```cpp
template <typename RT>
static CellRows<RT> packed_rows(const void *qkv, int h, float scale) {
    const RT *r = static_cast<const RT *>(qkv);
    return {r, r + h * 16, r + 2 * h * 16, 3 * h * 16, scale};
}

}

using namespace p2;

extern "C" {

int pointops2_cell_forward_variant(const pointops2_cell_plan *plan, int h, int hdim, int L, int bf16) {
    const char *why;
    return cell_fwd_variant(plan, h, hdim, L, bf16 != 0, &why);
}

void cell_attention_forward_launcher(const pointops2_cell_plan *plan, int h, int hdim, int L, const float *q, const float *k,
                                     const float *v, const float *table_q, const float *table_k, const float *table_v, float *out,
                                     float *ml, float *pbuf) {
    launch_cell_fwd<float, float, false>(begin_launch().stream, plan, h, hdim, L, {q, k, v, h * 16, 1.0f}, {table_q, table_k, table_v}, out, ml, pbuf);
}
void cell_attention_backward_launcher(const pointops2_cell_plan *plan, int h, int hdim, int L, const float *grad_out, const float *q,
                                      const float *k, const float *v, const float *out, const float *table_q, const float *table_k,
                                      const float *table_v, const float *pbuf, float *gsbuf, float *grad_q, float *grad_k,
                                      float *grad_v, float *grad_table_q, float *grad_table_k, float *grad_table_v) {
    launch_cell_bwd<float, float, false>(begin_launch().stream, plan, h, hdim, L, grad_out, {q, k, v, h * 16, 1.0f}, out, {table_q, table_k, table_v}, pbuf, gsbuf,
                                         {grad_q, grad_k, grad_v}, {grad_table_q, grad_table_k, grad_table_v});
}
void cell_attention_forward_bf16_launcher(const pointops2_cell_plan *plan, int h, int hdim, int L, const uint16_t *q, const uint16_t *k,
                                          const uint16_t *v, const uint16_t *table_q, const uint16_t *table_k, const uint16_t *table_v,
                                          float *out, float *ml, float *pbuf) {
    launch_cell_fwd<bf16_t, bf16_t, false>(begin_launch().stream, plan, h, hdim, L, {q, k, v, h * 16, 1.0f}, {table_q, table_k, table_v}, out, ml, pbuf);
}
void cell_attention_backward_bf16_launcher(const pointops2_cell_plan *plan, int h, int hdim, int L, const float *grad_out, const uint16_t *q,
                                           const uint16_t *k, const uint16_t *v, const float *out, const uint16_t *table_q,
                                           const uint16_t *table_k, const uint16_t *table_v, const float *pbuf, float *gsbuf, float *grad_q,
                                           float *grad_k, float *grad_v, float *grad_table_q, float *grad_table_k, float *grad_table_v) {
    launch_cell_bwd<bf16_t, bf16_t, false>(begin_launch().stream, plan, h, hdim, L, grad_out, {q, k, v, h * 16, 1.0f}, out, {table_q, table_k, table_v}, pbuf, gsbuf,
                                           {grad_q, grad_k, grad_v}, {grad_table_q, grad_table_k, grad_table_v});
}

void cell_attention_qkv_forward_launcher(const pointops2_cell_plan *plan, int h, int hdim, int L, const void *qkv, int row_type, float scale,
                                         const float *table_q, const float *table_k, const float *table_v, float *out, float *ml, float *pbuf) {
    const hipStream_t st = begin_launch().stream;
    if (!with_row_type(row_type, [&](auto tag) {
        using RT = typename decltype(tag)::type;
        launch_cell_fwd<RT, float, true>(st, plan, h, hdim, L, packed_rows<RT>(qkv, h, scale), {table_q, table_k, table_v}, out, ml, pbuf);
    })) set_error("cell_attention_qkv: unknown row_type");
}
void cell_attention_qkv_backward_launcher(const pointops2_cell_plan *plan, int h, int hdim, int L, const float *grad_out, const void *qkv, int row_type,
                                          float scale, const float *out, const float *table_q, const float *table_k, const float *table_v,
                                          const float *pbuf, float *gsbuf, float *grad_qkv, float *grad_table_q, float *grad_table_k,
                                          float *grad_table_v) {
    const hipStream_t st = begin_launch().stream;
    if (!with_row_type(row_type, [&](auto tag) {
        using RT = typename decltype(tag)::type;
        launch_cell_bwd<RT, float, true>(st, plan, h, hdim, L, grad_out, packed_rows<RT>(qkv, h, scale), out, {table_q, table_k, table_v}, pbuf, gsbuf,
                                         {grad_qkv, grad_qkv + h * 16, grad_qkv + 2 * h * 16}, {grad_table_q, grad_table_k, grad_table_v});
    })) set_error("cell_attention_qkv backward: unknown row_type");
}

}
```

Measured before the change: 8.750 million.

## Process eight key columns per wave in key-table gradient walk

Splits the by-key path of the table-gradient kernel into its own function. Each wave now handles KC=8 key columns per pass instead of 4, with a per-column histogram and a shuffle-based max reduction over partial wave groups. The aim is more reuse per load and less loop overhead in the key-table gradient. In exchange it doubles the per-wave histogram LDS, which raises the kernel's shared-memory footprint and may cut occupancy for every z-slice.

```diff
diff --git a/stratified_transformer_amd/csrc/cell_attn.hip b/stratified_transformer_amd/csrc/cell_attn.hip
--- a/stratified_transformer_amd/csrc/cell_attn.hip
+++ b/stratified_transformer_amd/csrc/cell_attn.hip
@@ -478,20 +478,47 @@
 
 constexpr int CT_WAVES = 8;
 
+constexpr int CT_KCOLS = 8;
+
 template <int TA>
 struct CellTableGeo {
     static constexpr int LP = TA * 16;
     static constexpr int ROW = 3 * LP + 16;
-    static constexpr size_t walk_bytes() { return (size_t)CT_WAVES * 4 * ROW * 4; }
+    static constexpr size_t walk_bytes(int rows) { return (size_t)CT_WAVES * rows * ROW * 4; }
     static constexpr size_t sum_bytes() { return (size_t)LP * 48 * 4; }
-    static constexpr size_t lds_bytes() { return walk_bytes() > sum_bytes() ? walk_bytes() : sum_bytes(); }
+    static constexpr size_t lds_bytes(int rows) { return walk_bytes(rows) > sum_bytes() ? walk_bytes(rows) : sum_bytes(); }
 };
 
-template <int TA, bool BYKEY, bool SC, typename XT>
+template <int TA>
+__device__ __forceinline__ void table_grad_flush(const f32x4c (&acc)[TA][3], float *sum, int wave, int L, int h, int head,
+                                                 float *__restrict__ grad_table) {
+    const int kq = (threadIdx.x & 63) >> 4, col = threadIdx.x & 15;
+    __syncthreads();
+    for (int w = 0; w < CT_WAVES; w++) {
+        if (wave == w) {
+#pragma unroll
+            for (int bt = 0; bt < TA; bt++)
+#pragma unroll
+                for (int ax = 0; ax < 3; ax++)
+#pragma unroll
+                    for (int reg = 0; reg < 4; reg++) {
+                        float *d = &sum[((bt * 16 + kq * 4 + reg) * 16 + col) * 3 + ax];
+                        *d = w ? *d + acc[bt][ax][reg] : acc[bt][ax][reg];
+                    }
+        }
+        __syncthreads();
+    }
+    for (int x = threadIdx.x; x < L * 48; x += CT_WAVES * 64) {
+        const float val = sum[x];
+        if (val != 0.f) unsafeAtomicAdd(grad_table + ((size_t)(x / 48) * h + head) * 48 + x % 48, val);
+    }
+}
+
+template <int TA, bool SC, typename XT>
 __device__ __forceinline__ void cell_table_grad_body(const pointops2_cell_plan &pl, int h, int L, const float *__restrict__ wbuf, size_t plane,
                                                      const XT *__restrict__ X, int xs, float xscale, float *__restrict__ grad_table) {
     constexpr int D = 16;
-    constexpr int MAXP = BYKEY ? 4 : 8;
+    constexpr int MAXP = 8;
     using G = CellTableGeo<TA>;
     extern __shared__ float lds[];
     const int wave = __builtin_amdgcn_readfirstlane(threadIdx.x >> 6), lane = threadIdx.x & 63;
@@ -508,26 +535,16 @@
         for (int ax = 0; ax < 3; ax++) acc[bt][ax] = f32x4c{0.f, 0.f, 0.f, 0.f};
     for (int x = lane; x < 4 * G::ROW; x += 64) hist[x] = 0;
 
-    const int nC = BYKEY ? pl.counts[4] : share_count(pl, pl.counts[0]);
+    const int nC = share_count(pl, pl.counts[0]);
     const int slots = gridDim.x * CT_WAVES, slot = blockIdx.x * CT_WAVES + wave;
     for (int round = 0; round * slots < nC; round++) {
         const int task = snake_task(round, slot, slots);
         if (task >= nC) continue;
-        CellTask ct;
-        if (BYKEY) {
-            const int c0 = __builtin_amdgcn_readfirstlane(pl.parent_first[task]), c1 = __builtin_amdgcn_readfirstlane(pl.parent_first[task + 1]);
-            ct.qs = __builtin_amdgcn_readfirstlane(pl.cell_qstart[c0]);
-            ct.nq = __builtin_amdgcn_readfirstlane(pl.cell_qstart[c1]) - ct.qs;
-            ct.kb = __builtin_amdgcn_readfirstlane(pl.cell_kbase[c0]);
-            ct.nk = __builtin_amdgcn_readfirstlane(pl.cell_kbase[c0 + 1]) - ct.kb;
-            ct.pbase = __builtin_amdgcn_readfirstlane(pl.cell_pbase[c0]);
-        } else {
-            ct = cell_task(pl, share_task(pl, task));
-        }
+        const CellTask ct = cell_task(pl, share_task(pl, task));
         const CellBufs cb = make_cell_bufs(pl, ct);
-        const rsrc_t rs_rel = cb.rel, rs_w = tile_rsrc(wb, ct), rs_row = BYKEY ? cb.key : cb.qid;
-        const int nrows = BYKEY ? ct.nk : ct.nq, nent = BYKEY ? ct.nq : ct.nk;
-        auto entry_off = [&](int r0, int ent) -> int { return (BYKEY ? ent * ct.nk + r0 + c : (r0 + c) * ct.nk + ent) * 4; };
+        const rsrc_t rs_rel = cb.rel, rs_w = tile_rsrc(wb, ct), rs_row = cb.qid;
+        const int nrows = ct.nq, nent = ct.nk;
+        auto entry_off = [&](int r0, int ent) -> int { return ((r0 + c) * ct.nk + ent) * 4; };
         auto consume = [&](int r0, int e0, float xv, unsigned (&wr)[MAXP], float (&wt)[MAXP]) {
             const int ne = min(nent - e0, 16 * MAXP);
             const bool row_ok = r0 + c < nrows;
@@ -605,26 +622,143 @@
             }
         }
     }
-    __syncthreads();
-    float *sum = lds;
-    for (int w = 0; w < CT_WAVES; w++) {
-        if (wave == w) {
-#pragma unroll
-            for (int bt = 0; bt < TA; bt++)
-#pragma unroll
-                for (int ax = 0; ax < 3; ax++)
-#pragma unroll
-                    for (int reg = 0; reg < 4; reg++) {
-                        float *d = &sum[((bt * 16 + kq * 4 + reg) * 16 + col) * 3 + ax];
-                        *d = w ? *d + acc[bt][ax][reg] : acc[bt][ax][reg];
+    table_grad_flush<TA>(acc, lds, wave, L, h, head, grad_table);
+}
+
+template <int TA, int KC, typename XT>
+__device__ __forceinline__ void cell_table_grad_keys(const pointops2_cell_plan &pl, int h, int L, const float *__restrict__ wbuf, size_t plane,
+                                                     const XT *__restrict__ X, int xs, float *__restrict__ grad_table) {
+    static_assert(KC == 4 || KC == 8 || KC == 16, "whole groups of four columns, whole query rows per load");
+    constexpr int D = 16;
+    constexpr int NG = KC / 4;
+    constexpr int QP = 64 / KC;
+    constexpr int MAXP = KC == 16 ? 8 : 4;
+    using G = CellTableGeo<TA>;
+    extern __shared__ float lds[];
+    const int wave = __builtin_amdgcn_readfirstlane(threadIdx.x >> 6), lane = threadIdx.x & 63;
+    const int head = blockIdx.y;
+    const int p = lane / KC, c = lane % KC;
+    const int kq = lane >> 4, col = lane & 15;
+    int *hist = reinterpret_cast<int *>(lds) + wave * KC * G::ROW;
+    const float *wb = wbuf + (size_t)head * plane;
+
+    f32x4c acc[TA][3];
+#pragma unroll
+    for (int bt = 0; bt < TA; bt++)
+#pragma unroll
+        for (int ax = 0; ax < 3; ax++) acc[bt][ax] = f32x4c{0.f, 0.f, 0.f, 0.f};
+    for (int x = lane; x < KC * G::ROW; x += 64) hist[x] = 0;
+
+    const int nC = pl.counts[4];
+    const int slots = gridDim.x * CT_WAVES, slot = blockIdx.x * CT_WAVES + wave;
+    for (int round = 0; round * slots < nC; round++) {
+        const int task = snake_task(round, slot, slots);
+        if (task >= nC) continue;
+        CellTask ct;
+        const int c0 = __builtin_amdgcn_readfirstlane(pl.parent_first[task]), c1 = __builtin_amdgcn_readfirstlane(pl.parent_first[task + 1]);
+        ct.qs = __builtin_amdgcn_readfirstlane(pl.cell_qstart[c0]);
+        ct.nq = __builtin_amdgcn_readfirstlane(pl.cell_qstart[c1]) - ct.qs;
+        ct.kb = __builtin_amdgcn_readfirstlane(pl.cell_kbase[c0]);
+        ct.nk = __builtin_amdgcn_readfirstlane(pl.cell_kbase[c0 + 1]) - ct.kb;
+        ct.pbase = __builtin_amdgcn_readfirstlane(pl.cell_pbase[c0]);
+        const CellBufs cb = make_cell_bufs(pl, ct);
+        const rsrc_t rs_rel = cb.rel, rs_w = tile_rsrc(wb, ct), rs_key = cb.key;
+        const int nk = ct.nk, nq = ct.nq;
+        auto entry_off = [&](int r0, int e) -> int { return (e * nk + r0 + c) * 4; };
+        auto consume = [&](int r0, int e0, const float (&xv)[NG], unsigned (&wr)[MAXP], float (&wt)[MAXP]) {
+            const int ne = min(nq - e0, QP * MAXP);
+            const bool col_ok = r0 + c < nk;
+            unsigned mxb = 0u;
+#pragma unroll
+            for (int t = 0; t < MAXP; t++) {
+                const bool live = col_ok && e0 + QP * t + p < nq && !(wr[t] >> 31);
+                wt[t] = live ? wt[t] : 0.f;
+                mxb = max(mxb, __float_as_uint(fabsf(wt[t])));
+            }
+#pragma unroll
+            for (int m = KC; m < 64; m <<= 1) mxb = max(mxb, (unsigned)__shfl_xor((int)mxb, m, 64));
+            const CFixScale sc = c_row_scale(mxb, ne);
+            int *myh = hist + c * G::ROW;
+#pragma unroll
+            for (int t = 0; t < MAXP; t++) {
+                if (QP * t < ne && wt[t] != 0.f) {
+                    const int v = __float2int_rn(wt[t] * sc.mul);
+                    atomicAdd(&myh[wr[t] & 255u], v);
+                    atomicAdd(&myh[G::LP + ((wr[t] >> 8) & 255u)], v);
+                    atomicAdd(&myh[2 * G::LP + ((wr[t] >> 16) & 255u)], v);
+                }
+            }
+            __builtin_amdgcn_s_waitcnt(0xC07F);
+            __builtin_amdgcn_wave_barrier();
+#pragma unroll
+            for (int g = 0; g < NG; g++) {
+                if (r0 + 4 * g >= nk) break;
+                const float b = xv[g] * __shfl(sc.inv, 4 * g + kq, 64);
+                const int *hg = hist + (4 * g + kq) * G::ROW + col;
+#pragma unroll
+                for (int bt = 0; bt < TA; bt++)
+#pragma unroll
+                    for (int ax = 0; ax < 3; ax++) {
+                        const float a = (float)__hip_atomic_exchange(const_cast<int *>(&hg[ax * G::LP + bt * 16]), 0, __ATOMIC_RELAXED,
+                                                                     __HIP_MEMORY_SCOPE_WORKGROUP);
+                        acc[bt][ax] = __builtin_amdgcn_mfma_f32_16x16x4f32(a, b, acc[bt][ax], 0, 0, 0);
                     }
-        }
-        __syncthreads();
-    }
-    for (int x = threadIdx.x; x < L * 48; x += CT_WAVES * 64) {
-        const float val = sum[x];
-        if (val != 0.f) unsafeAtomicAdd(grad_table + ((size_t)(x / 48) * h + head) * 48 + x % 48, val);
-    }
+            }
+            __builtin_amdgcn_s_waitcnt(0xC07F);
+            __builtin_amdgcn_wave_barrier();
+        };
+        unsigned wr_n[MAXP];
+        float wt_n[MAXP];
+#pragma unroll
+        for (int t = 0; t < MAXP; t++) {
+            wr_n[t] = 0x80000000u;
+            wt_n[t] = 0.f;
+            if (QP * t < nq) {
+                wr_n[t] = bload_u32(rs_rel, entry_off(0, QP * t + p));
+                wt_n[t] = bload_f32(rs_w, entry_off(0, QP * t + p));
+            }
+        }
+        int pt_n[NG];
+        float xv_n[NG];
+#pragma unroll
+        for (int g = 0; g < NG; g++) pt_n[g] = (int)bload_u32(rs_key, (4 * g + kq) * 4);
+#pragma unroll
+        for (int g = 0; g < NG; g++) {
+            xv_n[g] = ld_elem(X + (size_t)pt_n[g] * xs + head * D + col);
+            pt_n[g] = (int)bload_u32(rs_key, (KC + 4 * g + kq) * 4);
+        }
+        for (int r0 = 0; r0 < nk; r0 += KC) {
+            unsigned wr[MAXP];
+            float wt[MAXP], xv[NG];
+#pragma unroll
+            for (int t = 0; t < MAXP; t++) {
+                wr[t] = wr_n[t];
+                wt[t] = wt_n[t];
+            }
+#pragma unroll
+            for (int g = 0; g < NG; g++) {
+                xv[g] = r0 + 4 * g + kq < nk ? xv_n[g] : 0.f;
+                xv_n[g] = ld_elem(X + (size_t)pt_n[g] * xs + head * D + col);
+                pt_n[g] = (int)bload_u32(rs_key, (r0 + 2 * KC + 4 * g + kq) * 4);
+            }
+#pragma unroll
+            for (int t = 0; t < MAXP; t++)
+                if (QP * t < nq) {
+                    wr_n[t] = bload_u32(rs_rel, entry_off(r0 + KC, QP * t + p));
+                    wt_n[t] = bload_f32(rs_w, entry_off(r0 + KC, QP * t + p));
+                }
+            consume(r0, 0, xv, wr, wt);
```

____

__EXERCISE INSTRUCTIONS__. Find how many lines of the listing include the word "CellTableGeo" and answer with that count by itself.

__RESULT FOR THIS TASK__. 3